# What the task asks
Copy all of the entries that follow, exactly.

# Records for this task
template <int NSPLIT, int BN, bool CTA2, int EW = 8>
__global__ void __launch_bounds__((EW + 2) * 32, 1) gemm_bf_kernel(const __grid_constant__ Maps maps, const Params p) {
  constexpr int kEpiWarps = EW;
  constexpr bool SPLIT = NSPLIT == 3;
  constexpr int BNL = CTA2 ? BN / 2 : BN;
  constexpr int A_BYTES = BM * BK * 2, B_BYTES = BNL * BK * 2;
  constexpr int STAGE_BYTES = (SPLIT ? 2 : 1) * (A_BYTES + B_BYTES);
  constexpr int NSTAGE_RAW = (kSmemBudget - kEpiBytes) / STAGE_BYTES;
  constexpr int NSTAGE = NSTAGE_RAW < kMaxStages ? NSTAGE_RAW : kMaxStages;
  static_assert(NSTAGE >= 2, "need at least two smem stages");

  extern __shared__ __align__(1024) unsigned char smem_raw[];
  unsigned char* smem = reinterpret_cast<unsigned char*>((reinterpret_cast<uintptr_t>(smem_raw) + 1023) & ~uintptr_t(1023));
  float* epi_smem = reinterpret_cast<float*>(smem + NSTAGE * STAGE_BYTES);
  __shared__ __align__(8) unsigned long long bars[2 * kMaxStages + 4];
  __shared__ uint32_t tmem_base_s;

  const int warp = threadIdx.x >> 5, lane = threadIdx.x & 31;
  const uint32_t full0 = smem_u32(&bars[0]), empty0 = smem_u32(&bars[kMaxStages]);
  const uint32_t accf0 = smem_u32(&bars[2 * kMaxStages]), acce0 = smem_u32(&bars[2 * kMaxStages + 2]);
// ... 18 lines not shown
                   : "memory");
      asm volatile("tcgen05.relinquish_alloc_permit.cta_group::2.sync.aligned;" ::: "memory");
    } else {
      asm volatile("tcgen05.alloc.cta_group::1.sync.aligned.shared::cta.b32 [%0], %1;" ::"r"(smem_u32(&tmem_base_s)), "r"(512)
                   : "memory");
      asm volatile("tcgen05.relinquish_alloc_permit.cta_group::1.sync.aligned;" ::: "memory");
    }
  }
  tc_fence_before();
  __syncthreads();
  if (CTA2) cluster_sync_all();
  tc_fence_after();
  const uint32_t tmem_base = tmem_base_s;
  const bool a_mc = p.a_mc != 0, b_mc = p.b_mc != 0;

  if (warp == kEpiWarps + 1) {
    if (lane == 0) {
      int stage = 0;
      uint32_t phase = 0;
      for (int tile = tile0; tile < p.total_tiles; tile += tile_step) {
        const TileInfo t = tile_info<BN, CTA2>(p, tile, rank);
        const int nb0 = t.n0 + rank * BNL;
        int seg = 0;
        for (int kt = 0; kt < t.nkt; ++kt) {
          const int k0 = t.kbeg + kt * BK;
          while (seg + 1 < p.a_nseg && k0 >= p.a_kend[seg]) ++seg;
          const int kseg = k0 - (seg == 0 ? 0 : p.a_kend[seg - 1]);
          mbar_wait(empty0 + 8 * stage, phase ^ 1);
          const uint32_t bar = CTA2 ? mapa_rank(full0 + 8 * stage, 0) : full0 + 8 * stage;
          if (!CTA2) mbar_expect_tx(bar, STAGE_BYTES);
          else if (rank == 0) mbar_expect_tx(full0 + 8 * stage, 2 * STAGE_BYTES);
          const uint32_t sA = smem_u32(smem + stage * STAGE_BYTES);
          const uint32_t sB = sA + (SPLIT ? 2 : 1) * A_BYTES;
          const int zb = (p.zmode == 1) ? t.z : 0;
          auto load = [&](uint32_t dst, const CUtensorMap* m, int c0, int c1, int c2) {
            if (CTA2) tma_load_3d_2cta(dst, m, c0, c1, c2, bar);
            else tma_load_3d(dst, m, c0, c1, c2, bar);
          };
          const int brow = p.b_rowoff ? __ldg(p.b_rowoff + t.z) : 0;
          const int zbb = p.b_rowoff ? 0 : zb;
          if (!a_mc) {
            load(sA, &maps.a_hi[seg], kseg, t.m0, zb);
            if (SPLIT) load(sA + A_BYTES, &maps.a_lo[seg], kseg, t.m0, zb);
          } else {
#pragma unroll
            for (int b = 0; b < BM / 64; ++b) {
              load(sA + b * 8192, &maps.a_hi[0], t.m0 + 64 * b, k0, zb);
              if (SPLIT) load(sA + A_BYTES + b * 8192, &maps.a_lo[0], t.m0 + 64 * b, k0, zb);
            }
          }
          if (!b_mc) {
            load(sB, CTA2 ? &maps.b_hi2 : &maps.b_hi, k0, nb0 + brow, zbb);
            if (SPLIT) load(sB + B_BYTES, CTA2 ? &maps.b_lo2 : &maps.b_lo, k0, nb0 + brow, zbb);
          } else {
#pragma unroll
            for (int b = 0; b < BNL / 64; ++b) {
              load(sB + b * 8192, &maps.b_hi, nb0 + 64 * b, k0 + brow, zbb);
              if (SPLIT) load(sB + B_BYTES + b * 8192, &maps.b_lo, nb0 + 64 * b, k0 + brow, zbb);
            }
          }
          if (++stage == NSTAGE) {
            stage = 0;
            phase ^= 1;
          }
        }
      }
    }
  } else if (warp == kEpiWarps) {
    const uint32_t idesc = make_idesc(CTA2 ? 2 * BM : BM, BN, a_mc, b_mc);
    const uint32_t a_kstep = a_mc ? (2048 >> 4) : (32 >> 4);
    const uint32_t b_kstep = b_mc ? (2048 >> 4) : (32 >> 4);
    int stage = 0;
    uint32_t phase = 0;
    uint32_t acc_phase[2] = {0, 0};
    int local = 0;
    for (int tile = tile0; tile < p.total_tiles && rank == 0; tile += tile_step, ++local) {
      const TileInfo t = tile_info<BN, CTA2>(p, tile, rank);
      const int buf = local & 1;
      mbar_wait(acce0 + 8 * buf, acc_phase[buf] ^ 1);
      tc_fence_after();
      const uint32_t tmem_d = tmem_base + buf * BN;
// ... 746 lines not shown
  attr[0].val.clusterDim.x = 2;
  attr[0].val.clusterDim.y = 1;
  attr[0].val.clusterDim.z = 1;
  cfg.attrs = attr;
  cfg.numAttrs = 1;
  cudaError_t e = cudaLaunchKernelEx(&cfg, kern, maps, p);
  if (e != cudaSuccess) {
    set_error("gemm_bf16: cluster launch failed: %s", cudaGetErrorString(e));
    return DOST_ERR_LAUNCH;
  }
  return check_launch("gemm_bf16 (CTA pairs)");
}

static bool use_cta_pairs(int M, int N) {
  static const int enabled = [] {
    const char* e = getenv("DOST_GEMM_2CTA");
    return (e && e[0] == '0') ? 0 : 1;
  }();
  return enabled && M > 128 && N > 128;
}

static inline bool al16(const void* ptr) { return (reinterpret_cast<uintptr_t>(ptr) & 15) == 0; }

# Written solution
template <int NSPLIT, int BN, bool CTA2, int EW = 8>
__global__ void __launch_bounds__((EW + 2) * 32, 1) gemm_bf_kernel(const __grid_constant__ Maps maps, const Params p) {
  constexpr int kEpiWarps = EW;
  constexpr bool SPLIT = NSPLIT == 3;
  constexpr int BNL = CTA2 ? BN / 2 : BN;
  constexpr int A_BYTES = BM * BK * 2, B_BYTES = BNL * BK * 2;
  constexpr int STAGE_BYTES = (SPLIT ? 2 : 1) * (A_BYTES + B_BYTES);
  constexpr int NSTAGE_RAW = (kSmemBudget - kEpiBytes) / STAGE_BYTES;
  constexpr int NSTAGE = NSTAGE_RAW < kMaxStages ? NSTAGE_RAW : kMaxStages;
  static_assert(NSTAGE >= 2, "need at least two smem stages");

  extern __shared__ __align__(1024) unsigned char smem_raw[];
  unsigned char* smem = reinterpret_cast<unsigned char*>((reinterpret_cast<uintptr_t>(smem_raw) + 1023) & ~uintptr_t(1023));
  float* epi_smem = reinterpret_cast<float*>(smem + NSTAGE * STAGE_BYTES);
  __shared__ __align__(8) unsigned long long bars[2 * kMaxStages + 4];
  __shared__ uint32_t tmem_base_s;

  const int warp = threadIdx.x >> 5, lane = threadIdx.x & 31;
  const uint32_t full0 = smem_u32(&bars[0]), empty0 = smem_u32(&bars[kMaxStages]);
  const uint32_t accf0 = smem_u32(&bars[2 * kMaxStages]), acce0 = smem_u32(&bars[2 * kMaxStages + 2]);
// ... 18 lines not shown
                   : "memory");
      asm volatile("tcgen05.relinquish_alloc_permit.cta_group::2.sync.aligned;" ::: "memory");
    } else {
      asm volatile("tcgen05.alloc.cta_group::1.sync.aligned.shared::cta.b32 [%0], %1;" ::"r"(smem_u32(&tmem_base_s)), "r"(512)
                   : "memory");
      asm volatile("tcgen05.relinquish_alloc_permit.cta_group::1.sync.aligned;" ::: "memory");
    }
  }
  tc_fence_before();
  __syncthreads();
  if (CTA2) cluster_sync_all();
  tc_fence_after();
  const uint32_t tmem_base = tmem_base_s;
  const bool a_mc = p.a_mc != 0, b_mc = p.b_mc != 0;

  if (warp == kEpiWarps + 1) {
    if (lane == 0) {
      int stage = 0;
      uint32_t phase = 0;
      for (int tile = tile0; tile < p.total_tiles; tile += tile_step) {
        const TileInfo t = tile_info<BN, CTA2>(p, tile, rank);
        const int nb0 = t.n0 + rank * BNL;
        int seg = 0;
        for (int kt = 0; kt < t.nkt; ++kt) {
          const int k0 = t.kbeg + kt * BK;
          while (seg + 1 < p.a_nseg && k0 >= p.a_kend[seg]) ++seg;
          const int kseg = k0 - (seg == 0 ? 0 : p.a_kend[seg - 1]);
          mbar_wait(empty0 + 8 * stage, phase ^ 1);
          const uint32_t bar = CTA2 ? mapa_rank(full0 + 8 * stage, 0) : full0 + 8 * stage;
          if (!CTA2) mbar_expect_tx(bar, STAGE_BYTES);
          else if (rank == 0) mbar_expect_tx(full0 + 8 * stage, 2 * STAGE_BYTES);
          const uint32_t sA = smem_u32(smem + stage * STAGE_BYTES);
          const uint32_t sB = sA + (SPLIT ? 2 : 1) * A_BYTES;
          const int zb = (p.zmode == 1) ? t.z : 0;
          auto load = [&](uint32_t dst, const CUtensorMap* m, int c0, int c1, int c2) {
            if (CTA2) tma_load_3d_2cta(dst, m, c0, c1, c2, bar);
            else tma_load_3d(dst, m, c0, c1, c2, bar);
          };
          const int brow = p.b_rowoff ? __ldg(p.b_rowoff + t.z) : 0;
          const int zbb = p.b_rowoff ? 0 : zb;
          if (!a_mc) {
            load(sA, &maps.a_hi[seg], kseg, t.m0, zb);
            if (SPLIT) load(sA + A_BYTES, &maps.a_lo[seg], kseg, t.m0, zb);
          } else {
#pragma unroll
            for (int b = 0; b < BM / 64; ++b) {
              load(sA + b * 8192, &maps.a_hi[0], t.m0 + 64 * b, k0, zb);
              if (SPLIT) load(sA + A_BYTES + b * 8192, &maps.a_lo[0], t.m0 + 64 * b, k0, zb);
            }
          }
          if (!b_mc) {
            load(sB, CTA2 ? &maps.b_hi2 : &maps.b_hi, k0, nb0 + brow, zbb);
            if (SPLIT) load(sB + B_BYTES, CTA2 ? &maps.b_lo2 : &maps.b_lo, k0, nb0 + brow, zbb);
          } else {
#pragma unroll
            for (int b = 0; b < BNL / 64; ++b) {
              load(sB + b * 8192, &maps.b_hi, nb0 + 64 * b, k0 + brow, zbb);
              if (SPLIT) load(sB + B_BYTES + b * 8192, &maps.b_lo, nb0 + 64 * b, k0 + brow, zbb);
            }
          }
          if (++stage == NSTAGE) {
            stage = 0;
            phase ^= 1;
          }
        }
      }
    }
  } else if (warp == kEpiWarps) {
    const uint32_t idesc = make_idesc(CTA2 ? 2 * BM : BM, BN, a_mc, b_mc);
    const uint32_t a_kstep = a_mc ? (2048 >> 4) : (32 >> 4);
    const uint32_t b_kstep = b_mc ? (2048 >> 4) : (32 >> 4);
    int stage = 0;
    uint32_t phase = 0;
    uint32_t acc_phase[2] = {0, 0};
    int local = 0;
    for (int tile = tile0; tile < p.total_tiles && rank == 0; tile += tile_step, ++local) {
      const TileInfo t = tile_info<BN, CTA2>(p, tile, rank);
      const int buf = local & 1;
      mbar_wait(acce0 + 8 * buf, acc_phase[buf] ^ 1);
      tc_fence_after();
      const uint32_t tmem_d = tmem_base + buf * BN;
// ... 746 lines not shown
  attr[0].val.clusterDim.x = 2;
  attr[0].val.clusterDim.y = 1;
  attr[0].val.clusterDim.z = 1;
  cfg.attrs = attr;
  cfg.numAttrs = 1;
  cudaError_t e = cudaLaunchKernelEx(&cfg, kern, maps, p);
  if (e != cudaSuccess) {
    set_error("gemm_bf16: cluster launch failed: %s", cudaGetErrorString(e));
    return DOST_ERR_LAUNCH;
  }
  return check_launch("gemm_bf16 (CTA pairs)");
}

static bool use_cta_pairs(int M, int N) {
  static const int enabled = [] {
    const char* e = getenv("DOST_GEMM_2CTA");
    return (e && e[0] == '0') ? 0 : 1;
  }();
  return enabled && M > 128 && N > 128;
}

static inline bool al16(const void* ptr) { return (reinterpret_cast<uintptr_t>(ptr) & 15) == 0; }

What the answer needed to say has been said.